The Artaria 195 Sketchbook is held in the Music Department of the
Staatsbibliothek preussischer Kulturbesitz, Berlin. As originally used by
Beethoven, it included leaves now held separately in Berlin, in Paris at the
Bibliotheque Nationale, and in the private collection of Dr. Matthew
Malerich, Bakersfield, California.
The following pages begin with a conceptual sketch, shown below, followed by
what is thought to have been the order of sketches that led up to the final
work, found in draft 10. At the bottom of each page are links to the next
draft, as well as the other successive drafts.

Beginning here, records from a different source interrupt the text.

static inline dim3 colblk() { return dim3(64, 2, 1); }
static inline dim3 rowblk(int rows) { return dim3(64, rows, 1); }
static inline dim3 rowgrid(const KP &P, int rows) { return dim3((P.iml + 63) / 64, (P.jml + rows - 1) / rows, 1); }
static inline dim3 colgrid(const KP &P) { return dim3((P.iml + 63) / 64, (P.jml + 1) / 2, 1); }
#define COLV_G(P) dim3(((P).iml + 63) / 64, ((P).jml + 3) / 4, 1)
#define COLV_B dim3(64, 4, 1)
void launch_baropg(pomgpu_ctx *c, int sum2d) {
  if (SW(c, BAROPG_CELLS)) { LAUNCH(c, k_baropg, COLV_G(c->P), COLV_B, c->P, sum2d); return; }
  LAUNCHN(c, "k_baropg", k_baropg_rs, grid1_halo_r(c->P, BPG_ROWS), blk_col_r(BPG_ROWS), c->P, sum2d);
}
void launch_baropg_mcc(pomgpu_ctx *c, int sum2d) { LAUNCH(c, k_baropg_mcc, colgrid(c->P), colblk(), c->P, sum2d); }
void launch_order_pack(pomgpu_ctx *c, double *send_e, double *send_n) {
  const KP &P = c->P;
  const int len = P.iml > P.jml ? P.iml : P.jml;
  LAUNCH(c, k_order_pack, dim3((len + 63) / 64, P.kb + 1, 1), dim3(64, 1, 1), c->P, send_e, send_n);
}
static inline dim3 twin(dim3 g) { g.z = 2; return g; }
template <class F> static void with_kbt(int kb, F f) {
  if (kb <= 24) f(std::integral_constant<int, 24>{});
  else if (kb <= 32) f(std::integral_constant<int, 32>{});
  else if (kb <= 40) f(std::integral_constant<int, 40>{});
  else if (kb <= 44) f(std::integral_constant<int, 44>{});
  else if (kb <= 50) f(std::integral_constant<int, 50>{});
  else if (kb <= 56) f(std::integral_constant<int, 56>{});
  else f(std::integral_constant<int, 64>{});
}
#define KBT_OF(t) decltype(t)::value
void launch_int_uvmean(pomgpu_ctx *c) {
  if (!pomgpu_reg_kb(c)) { LAUNCH(c, k_int_uvmean, colgrid(c->P), colblk(), c->P); return; }
  with_kbt(c->P.kb, [&](auto t) { LAUNCHN(c, "k_int_uvmean_reg2", (k_int_uvmean_reg2<KBT_OF(t)>), twin(rowgrid(c->P, ROWS_UVM)), rowblk(ROWS_UVM), c->P); });
}
void launch_vertvl(pomgpu_ctx *c, int mask) {
  if (SW(c, VERTVL_CELLS)) { LAUNCH(c, k_vertvl, COLV_G(c->P), COLV_B, c->P, mask); return; }
  LAUNCHN(c, "k_vertvl", k_vertvl_rs, grid1_halo_r(c->P, VVL_ROWS), blk_col_r(VVL_ROWS), c->P, mask);
}
void launch_profq_bc(pomgpu_ctx *c) { LAUNCH(c, k_profq_bc, colgrid(c->P), colblk(), c->P); }
void launch_profq_prod(pomgpu_ctx *c, int lines_only, int rho_rt) {
  if (!lines_only) { LAUNCH(c, k_profq_prod, colgrid(c->P), colblk(), c->P, rho_rt); return; }
  const KP &P = c->P;
  const int len = P.im > P.jm ? P.im : P.jm;
  LAUNCH(c, k_profq_prod_lines, dim3((len + 63) / 64, 8, P.kb), dim3(64, 1, 1), c->P, rho_rt);
}
void launch_profq(pomgpu_ctx *c, int fuse_prod, int fuse_filter, int rho_rt, int jfirst, int jlast, int store_ld) {
  if (jlast < jfirst) { jfirst = 1; jlast = c->P.jml; }
  const int ld = store_ld || fuse_prod != 1 || !fuse_filter;
  if (ld && c->prof_on) {
    const int s = pomgpu_prof_slot(c, "profq_ld_store");
    if (s >= 0) (c->parent ? c->parent : c)->prof[s].launches++;
  }
  const int nrows = jlast - jfirst + 1;
  const int rows8 = !SW(c, PROFQ_ROWS2) && (SW(c, PROFQ_ROWS8) || (long)((c->P.iml + 63) / 64) * ((c->P.jml + 7) / 8) >= 3 * 256);
  rho_rt = (rho_rt ? 1 : 0) | (SW(c, PROFQ_NOPACE) ? 0 : 2);
#define PQ(FP, FF, LD)                                                                                                                   \
  do {                                                                                                                                   \
    if (rows8) LAUNCHN(c, "k_profq", (k_profq<FP, FF, PROFQ_BIG, LD>), dim3((c->P.iml + 63) / 64, (nrows + PROFQ_BIG - 1) / PROFQ_BIG, 1), dim3(64, PROFQ_BIG, 1), c->P, rho_rt, jfirst, jlast); \
    else LAUNCHN(c, "k_profq", (k_profq<FP, FF, 2, LD>), dim3((c->P.iml + 63) / 64, (nrows + 1) / 2, 1), dim3(64, 2, 1), c->P, rho_rt, jfirst, jlast);       \
  } while (0)
  if (fuse_filter) { if (fuse_prod == 0) PQ(0, 1, 1); else if (fuse_prod == 1) { if (ld) PQ(1, 1, 1); else PQ(1, 1, 0); } else PQ(2, 1, 1); }
  else { if (fuse_prod == 0) PQ(0, 0, 1); else if (fuse_prod == 1) PQ(1, 0, 1); else PQ(2, 0, 1); }
#undef PQ
  const KP &P = c->P;
  if (P.W || P.E || P.S || P.N) {
    const int len = P.im > P.jm ? P.im : P.jm;
    LAUNCH(c, k_profq_rim, dim3((len + 63) / 64, 4, P.kb), dim3(64, 1, 1), c->P);
  }
}
template <int KBT>
static void launch_proft_reg(pomgpu_ctx *c, double *f, const double *wfsurf, const double *fsurf, int nbc) {
  if (nbc == 2 || nbc == 4) LAUNCHN(c, "k_proft_reg", (k_proft_reg<KBT, 1>), rowgrid(c->P, ROWS_PROFT), rowblk(ROWS_PROFT), c->P, f, wfsurf, fsurf, nbc);
  else LAUNCHN(c, "k_proft_reg", (k_proft_reg<KBT, 0>), rowgrid(c->P, ROWS_PROFT), rowblk(ROWS_PROFT), c->P, f, wfsurf, fsurf, nbc);
}
void launch_proft(pomgpu_ctx *c, double *f, const double *wfsurf, const double *fsurf, int nbc) {
  if (!pomgpu_reg_kb(c)) { LAUNCH(c, k_proft, colgrid(c->P), colblk(), c->P, f, wfsurf, fsurf, nbc); return; }
  with_kbt(c->P.kb, [&](auto t) { launch_proft_reg<KBT_OF(t)>(c, f, wfsurf, fsurf, nbc); });
}
#define PROFT_TS_KBMAX 56
template <int KBT>
static void launch_proft2_reg(pomgpu_ctx *c, const ProftArgs &a0, const ProftArgs &a1, int sw, int lane) {
  if constexpr (KBT <= PROFT_TS_KBMAX) {
    if (lane) {
      if (c->prof_on) {
        const int s = pomgpu_prof_slot(c, "proft_ts_lane");
        if (s >= 0) (c->parent ? c->parent : c)->prof[s].launches++;
      }
      LAUNCHN(c, "k_proft_reg2", (k_proft_ts_reg<KBT>), rowgrid(c->P, ROWS_PROFT), rowblk(ROWS_PROFT), c->P, a0, a1);
      return;
    }
  }
  if (sw) LAUNCHN(c, "k_proft_reg2", (k_proft_reg2<KBT, 1>), twin(rowgrid(c->P, ROWS_PROFT)), rowblk(ROWS_PROFT), c->P, a0, a1);
  else LAUNCHN(c, "k_proft_reg2", (k_proft_reg2<KBT, 0>), twin(rowgrid(c->P, ROWS_PROFT)), rowblk(ROWS_PROFT), c->P, a0, a1);
}
int launch_proft2(pomgpu_ctx *c, double *f0, const double *wfsurf0, const double *fsurf0, int nbc0, double *f1, const double *wfsurf1, const double *fsurf1, int nbc1) {
  const int sw0 = (nbc0 == 2 || nbc0 == 4), sw1 = (nbc1 == 2 || nbc1 == 4);
  if (!pomgpu_reg_kb(c) || sw0 != sw1) return 0;
  const ProftArgs a0 = {f0, wfsurf0, fsurf0, nbc0}, a1 = {f1, wfsurf1, fsurf1, nbc1};
  const int lane = !SW(c, PROFT_TWIN) && !sw0 && (nbc0 <= 2) == (nbc1 <= 2);
  with_kbt(c->P.kb, [&](auto t) { launch_proft2_reg<KBT_OF(t)>(c, a0, a1, sw0, lane); });
  return 1;
}
void launch_advu_profu(pomgpu_ctx *c, int do_adv, int do_prof) { LAUNCH(c, k_advu_profu, colgrid(c->P), colblk(), c->P, do_adv, do_prof); }
void launch_advv_profv(pomgpu_ctx *c, int do_adv, int do_prof) { LAUNCH(c, k_advv_profv, colgrid(c->P), colblk(), c->P, do_adv, do_prof); }
int launch_profuv_reg(pomgpu_ctx *c) {
  const KP &P = c->P;
  if (!pomgpu_reg_kb(c)) return 0;
  with_kbt(P.kb, [&](auto t) {
    LAUNCHN(c, "k_profuv_reg2", (k_profuv_reg2<KBT_OF(t)>), dim3((P.iml + 61) / 62, (P.jml + ROWS_PROFUV - 1) / ROWS_PROFUV, 2), rowblk(ROWS_PROFUV), c->P);
  });
  return 1;
}
void launch_profuv_filter_reg(pomgpu_ctx *c, double *ubk, double *vbk) {
  const KP &P = c->P;
  LAUNCH(c, k_uvb_bottom, grid2(P), blk2(), c->P, ubk, vbk);
  with_kbt(P.kb, [&](auto t) {
    LAUNCHN(c, "k_profuv_filter_reg2", (k_profuv_filter_reg2<KBT_OF(t)>), dim3((P.iml + 61) / 62, (P.jml + ROWS_PROFUV - 1) / ROWS_PROFUV, 2), rowblk(ROWS_PROFUV),
            c->P, (const double *)ubk, (const double *)vbk);
  });
}
void launch_uv_filter_rim(pomgpu_ctx *c) {
  const KP &P = c->P;
  const int len = 8 * P.jm > P.im - 7 ? 8 * P.jm : P.im - 7;
  LAUNCH(c, k_uv_filter_rim, dim3((len + 63) / 64, 8, 2), dim3(64, 1, 1), c->P);
}
void launch_uvf_copy(pomgpu_ctx *c) {
  const KP &P = c->P;
  const dim3 g((P.im - 7 + 63) / 64, (P.jm - 7 + 3) / 4, P.kbm1);
  LAUNCH(c, k_uvf_copy, g, blk2(), c->P, P.b3 + (size_t)P3_uf * P.a3, (const double *)(P.b3 + (size_t)P3_u * P.a3));
  LAUNCH(c, k_uvf_copy, g, blk2(), c->P, P.b3 + (size_t)P3_vf * P.a3, (const double *)(P.b3 + (size_t)P3_v * P.a3));
}
void launch_uv_filter(pomgpu_ctx *c, int own) {
  if (!pomgpu_reg_kb(c)) { LAUNCH(c, k_uv_filter, colgrid(c->P), colblk(), c->P, own); return; }
  with_kbt(c->P.kb, [&](auto t) { LAUNCHN(c, "k_uv_filter_reg2", (k_uv_filter_reg2<KBT_OF(t)>), twin(rowgrid(c->P, ROWS_UVF)), rowblk(ROWS_UVF), c->P, own); });
}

Included with each draft are MIDI renderings of the sketchbooks shown. It
may be necessary in some sketches to follow the “roadmap” provided in the
commentary to place what you are hearing with what you are seeing in the
music. Beethoven often jumped around on a page, or even from page to page,
in developing ideas in his sketchbooks. As a result, otherwise logical
succession is often not heeded.
Please feel free to jump around from sketch to sketch, and explore the
genius behind the creation of this work.
All material is drawn from William Kinderman, Artaria 195: Beethoven’s Sketchbook for the Missa Solemnis and the Piano
Sonata in E Major, Opus 109
(Urbana and Chicago: University of Illinois Press, 2003). The responses to this
three-volume publication have included a publication with recordings by the distinguished
Swiss composer and pianist Jürg Wyttenbach,
Skizzen zu Ludwig van Beethovens Klaviersonate op. 109
(Sketches for Ludwig van Beethoven’s Piano Sonata Op. 109)
(Saarbrücken: Pfau-Verlag, 2011). Wyttenbach completed several of the unused
sketched variations for the finale of op. 109, as well as a preliminary
version of the second movement, thereby shedding light on aspects of
Beethoven’s creative process while using his sketches as a springboard to
fresh artistic insights.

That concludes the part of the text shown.